Dr. Bernadine Healy, former head of the US National Institutes of Health, said the Israeli report demonstrated that research based on embryonic stem cells was ‘obsolete’.

However, Israeli researchers take a less stringent view. “We by no means suggest that stem cell research be halted,” said Dr. Ninette Amariglio, one of the Israeli researchers involved in the case. “We do suggest extensive research into the biology of stem cells.
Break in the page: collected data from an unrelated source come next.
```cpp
template <bool BOTH>
__global__ __launch_bounds__(BOTH ? 512 : 256) void gru_bidir_kernel(const float* __restrict__ x, const float* __restrict__ wpack,
// ... 1131 lines not shown
    }
  }
  for (int e = tid; e < (TW_ROWS + 2) * TW_AP; e += 512) smem[e] = 0.0f;

  TowerCtx2 c;
  c.act = act; c.xs = xs; c.bias = a.bias;
  c.L = L; c.tile_rows = tile_rows; c.nlayers = a.nlayers; c.residual_mask = a.residual_mask;
  constexpr int CG = 4 / CT, RS = 2 * CT;
  c.cp = w % CG; c.rq = w / CG; c.j = lane & 15; c.g = lane >> 4;
  c.wsrc = a.tiles + (16 * CT * c.cp + c.j) * CH + 8 * c.g;
#pragma unroll
  for (int r = 0; r < 7; ++r) {
    const int row = 16 * (c.rq + RS * r) + c.j;
    c.apos[r] = (!SPT1 && !WIN && row < tile_rows) ? row % L : -(1 << 20);
  }
  const int nlive = ((WIN ? nt : TW_ROWS / 16) - c.rq + RS - 1) / RS;
  __syncthreads();
  tower2_dispatch<SPT1 || WIN, WIN, CT>(c, nlive);
  if (WIN) {
    for (int e = tid; e < L * 16; e += 512) {
      const int row = e >> 4, q = e & 15;
      if (row >= keep_lo && row < keep_hi)
        *reinterpret_cast<float4*>(outc + (size_t)row * TW_C + 4 * q) = *reinterpret_cast<const float4*>(act + (row - w0) * TW_AP + 4 * q);
    }
  } else {
    for (int e = tid; e < tile_rows * 16; e += 512) {
      const int row = e >> 4, q = e & 15;
      if (row0 + row < total_rows)
        *reinterpret_cast<float4*>(a.out + (row0 + row) * TW_C + 4 * q) = *reinterpret_cast<const float4*>(act + row * TW_AP + 4 * q);
    }
  }
}

__global__ __launch_bounds__(256) void candidate_windows_kernel(const uint8_t* __restrict__ cand, const uint8_t* __restrict__ x,
                                                               int n, int L, int M, int margin, int* __restrict__ win,
                                                               int* __restrict__ flags) {
  const int c = blockIdx.x * 4 + (threadIdx.x >> 6);
  if (c >= n) return;
  const int lane = threadIdx.x & 63;
  const uint8_t* cp = cand + (size_t)c * L;
  const uint8_t* xp = x + (size_t)(c / M) * L;
  int lo = 1 << 30, hi = -1;
  for (int l = lane; l < L; l += 64)
    if (cp[l] != xp[l]) { lo = min(lo, l); hi = max(hi, l); }
#pragma unroll
  for (int off = 32; off > 0; off >>= 1) { lo = min(lo, __shfl_xor(lo, off, 64)); hi = max(hi, __shfl_xor(hi, off, 64)); }
  if (lane == 0) {
    int w0 = 0, w1 = 0;
    if (hi >= 0) {
      w0 = max(0, lo - margin) & ~15;
      w1 = min((L + 15) & ~15, (hi + margin + 1 + 15) & ~15);
    }
    win[2 * c] = w0; win[2 * c + 1] = w1;
    if (flags) flags[c] = (w1 - w0) >> 4;
  }
}


struct BackboneArgs {
  const uint8_t* x;
  const float* table0;
  const float* tiles;
  const float* vec;
  const float* w2;
  float* out;
  int n, L, spt, nl;
  int dil[BB_MAXL];
  const int* count;
  const int* row_idx;
  int out_scatter;
  int auto_spt, ncu;
  SvddTilePlan plan;
  float* planes;
  int planes_P;
};

struct BackboneSave {
  float* xhat;
  float* rstd;
  unsigned long long* mask;
};

// ... 560 lines not shown
  int* toks = reinterpret_cast<int*>(rstat + ROWS);

  int item, seq;
  if (ORD) {
    if ((int)blockIdx.x >= a.order_count[a.layer - 1]) return;
    const unsigned ent = (unsigned)__builtin_amdgcn_readfirstlane(a.order[(size_t)(a.layer - 1) * a.order_stride + blockIdx.x]);
    item = (int)(ent & 0xFFFFu);
    seq = (int)(ent >> 16);
  } else {
    item = __builtin_amdgcn_readfirstlane(a.items[(size_t)(a.layer - 1) * a.n * SEG_SLOTS + blockIdx.x]);
    seq = blockIdx.x / SEG_SLOTS;
  }
  const int nown = min(item >> 8, NC);
  if (nown == 0) return;
  const int t0 = item & 255;
  const int tid = threadIdx.x, lane = tid & 63;
  const int cg = __builtin_amdgcn_readfirstlane(tid >> 6);
  const int j = lane & 15, g = lane >> 4;
  const int col0 = 32 * cg + j;
  const int L = a.L;
  const int r0 = 16 * (t0 - 1);
  const size_t pl_stride = (size_t)a.n * TW_ROWS * BB_C;
  float* pl0 = a.planes + (size_t)seq * TW_ROWS * BB_C;
  const int cl = a.layer - 1;
#define SEG_LIVE(S) ((S) <= nown + 1)

  f32x4 f[NS][2], acc[NS][2];
  if (a.layer == 1) {
    for (int e = tid; e < ROWS + 8; e += 256) {
      const int p = r0 - 4 + e;
      toks[e] = (p >= 0 && p < L) ? (int)a.x[(size_t)seq * L + p] : -1;
    }
    __syncthreads();
#pragma unroll
    for (int ct = 0; ct < 2; ++ct) {
      const int col = col0 + 16 * ct;
      const float b0 = a.vec[col];
#pragma unroll
      for (int s = 0; s < NS; ++s) {
        if (!SEG_LIVE(s)) continue;
#pragma unroll
        for (int e = 0; e < 4; ++e) {
          const int ri = 16 * s + 4 * g + e, row = r0 + ri;
          float v = b0;
#pragma unroll
          for (int t = 0; t < 9; ++t) {
            const int tk = toks[ri + t];
            if (tk >= 0) v += a.table0[(t * 5 + tk) * BB_C + col];
          }
          f[s][ct][e] = (row >= 0 && row < L) ? fmaxf(v, 0.0f) : 0.0f;
        }
      }
    }
  } else {
    const float* src = pl0 + (size_t)(a.layer - 2) * pl_stride;
#pragma unroll
    for (int s = 0; s < NS; ++s) {
      if (!SEG_LIVE(s)) continue;
#pragma unroll
      for (int ct = 0; ct < 2; ++ct)
#pragma unroll
        for (int e = 0; e < 4; ++e) {
          const int row = r0 + 16 * s + 4 * g + e;
          f[s][ct][e] = (row >= 0 && row < L) ? src[row * BB_C + col0 + 16 * ct] : 0.0f;
        }
    }
  }

  const float* vl = a.vec + (size_t)(cl + 1) * 4 * BB_C;
  {
    const float tb0 = vl[BB_C + col0], tb1 = vl[BB_C + col0 + 16];
#pragma unroll
    for (int s = 0; s < NS; ++s) {
      if (!SEG_LIVE(s)) continue;
#pragma unroll
      for (int e = 0; e < 4; ++e) {
        const float sm = group16_sum((f[s][0][e] + tb0) + (f[s][1][e] + tb1));
        if (j == 0) psum[cg * ROWS + 16 * s + 4 * g + e] = sm;
      }
    }
    __syncthreads();
    if (tid < 16 * (nown + 2))
      rstat[tid] = ((psum[tid] + psum[ROWS + tid]) + (psum[2 * ROWS + tid] + psum[3 * ROWS + tid])) * (1.0f / BB_C);
    __syncthreads();
#pragma unroll
// ... 1136 lines not shown
  void (*seg)(BackboneSegArgs) = max_item == 4 ? backbone_seg_kernel<4, true> : max_item == 2 ? backbone_seg_kernel<2, true>
                                                                                                : backbone_seg_kernel<1, true>;
  svdd_raise_lds_limit(seg, slds);
  for (int k = 1; k <= lead; ++k) {
    sa.layer = k;
    if (svdd_launch(seg, sgrid, dim3(256), slds, stream, sa) != SVDD_OK) return SVDD_E_LAUNCH;
  }
  return svdd_launch_timed(span.last(), backbone_kernel<true, false, 2>, dim3((unsigned)n), dim3(512), lds, stream, a, BackboneSave{});
}

typedef decltype(&value_tail_kernel<1>) ValueTailKernel;

extern "C" int svdd_value_tail_f32(const float* h_fwd, const float* h_bwd, const float* w1pack, const float* b1,
                                   const float* w_eff, const float* b_eff, float* out, int n, int L, int n_tasks,
                                   const int32_t* count, void* stream) {
  if (!h_fwd || !h_bwd || !w1pack || !b1 || !w_eff || !b_eff || !out || n <= 0 || L <= 0 || n_tasks < 1 || n_tasks > 4)
    return SVDD_E_ARG;
  ValueTailKernel kern;
  switch (n_tasks) {
    case 1: kern = value_tail_kernel<1>; break;
    case 2: kern = value_tail_kernel<2>; break;
    case 3: kern = value_tail_kernel<3>; break;
    default: kern = value_tail_kernel<4>; break;
  }
  SvddSpan span(SVDD_SLOT_VALUE_TAIL);
  return svdd_launch_timed(span.all(), kern, dim3((unsigned)((n + 3) / 4)), dim3(256), 0, stream, h_fwd, h_bwd, w1pack, b1, w_eff, b_eff, out,
                           n, L, count);
}

extern "C" int svdd_candidate_windows(const uint8_t* cand, const uint8_t* x, int B, int L, int M, int margin, int32_t* win,
                                      int32_t* flags, void* stream) {
  if (!cand || !x || !win || B <= 0 || L <= 0 || M <= 0 || margin < 0) return SVDD_E_ARG;
  const int n = B * M;
  return svdd_launch(candidate_windows_kernel, dim3((unsigned)((n + 3) / 4)), dim3(256), 0, stream, cand, x, n, L, M, margin, win, flags);
}

extern "C" int svdd_conv_tower_windows_f32(const float* onehot, const float* tiles, const float* bias, const int32_t* win,
                                           const float* parent_out, float* out, int n, int L, int M, int nlayers,
                                           int residual_mask, const int32_t* live_idx, const int32_t* count, void* stream) {
  if (!onehot || !tiles || !bias || !win || !parent_out || !out || n <= 0 || M <= 0 || (n % M && !live_idx) || L <= TW_ROWS / 2 ||
      L > TW_ROWS || nlayers != 5)
    return SVDD_E_ARG;
  TowerWinArgs wa{TowerArgs{onehot, tiles, bias, out, n, L, 1, nlayers, residual_mask, nullptr}, win, parent_out, M, live_idx, count};
  void (*kern)(TowerWinArgs) = conv_tower_win_kernel;
  if (g_tower_ver != 1) kern = g_tower_ver == 2 ? conv_tower2_kernel<true, true, 2> : conv_tower2_kernel<true, true, 1>;
  SvddSpan span(SVDD_SLOT_CONV_TOWER);
  return svdd_launch_timed(span.all(), kern, dim3((unsigned)n), dim3(512), svdd_lds_raised(tower2_lds_bytes()), stream, wa);
}
```

svdd_amd/diffusion.py:

```python
import contextlib
import functools
import math
import warnings
import weakref
from dataclasses import dataclass
from typing import Optional

import numpy as np
import torch
import torch.nn.functional as F
from torch import nn

from . import noise_schedule, ops
from .backbone import CNNModel
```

Researchers have to be aware of possible dangers.”

Israel has been at the forefront of stem cell research almost since an American biologist, James Thomson, reported the first isolation and culturing of human embryonic stem cells in 1998. In 2006, the prestigious journal The Scientist reported that Israeli scientists had published more articles per capita on stem cell research, in the period 2000-2004, than scientists from any other country. Israel had 113 articles for every one million citizens. The closest competitor was Sweden with 82 articles. The US was sixth with 47 articles. Research in Israel has intensified since then, and there are presently ten separate research groups in the field.

The use of human embryos has raised moral questions among Christian circles in the US and led to former President Bush curbing government funds going to such research. There are, however, no Jewish prohibitions to hobble stem cell research in Israel. Jewish tradition, says Rabbi Elliott Dorff, a professor at the University of Judaism in California, regards the human fetus as being ‘like water’ for the first 40 days. Only from the 41st day is it regarded as a human being. “The Jewish religion would consider it far better to use (embryonic stem cells) for cures than to simply throw them away,” he said.

A leading Israeli researcher, Dr. Benjamin Reubinoff, said last year that clinical trials involving the use of human embryonic cells to replace diseased cells in patients suffering a variety of serious afflictions like Parkinson's Disease were expected to get underway in a few years. In the US, the government approved in January a clinical study into the use of embryonic stem cells in the treatment of spinal cord injuries. Eight to ten paraplegics are to receive stem cell injections this summer to see whether it revives sensation in their legs. It is not clear whether the Israeli finding will affect this experiment.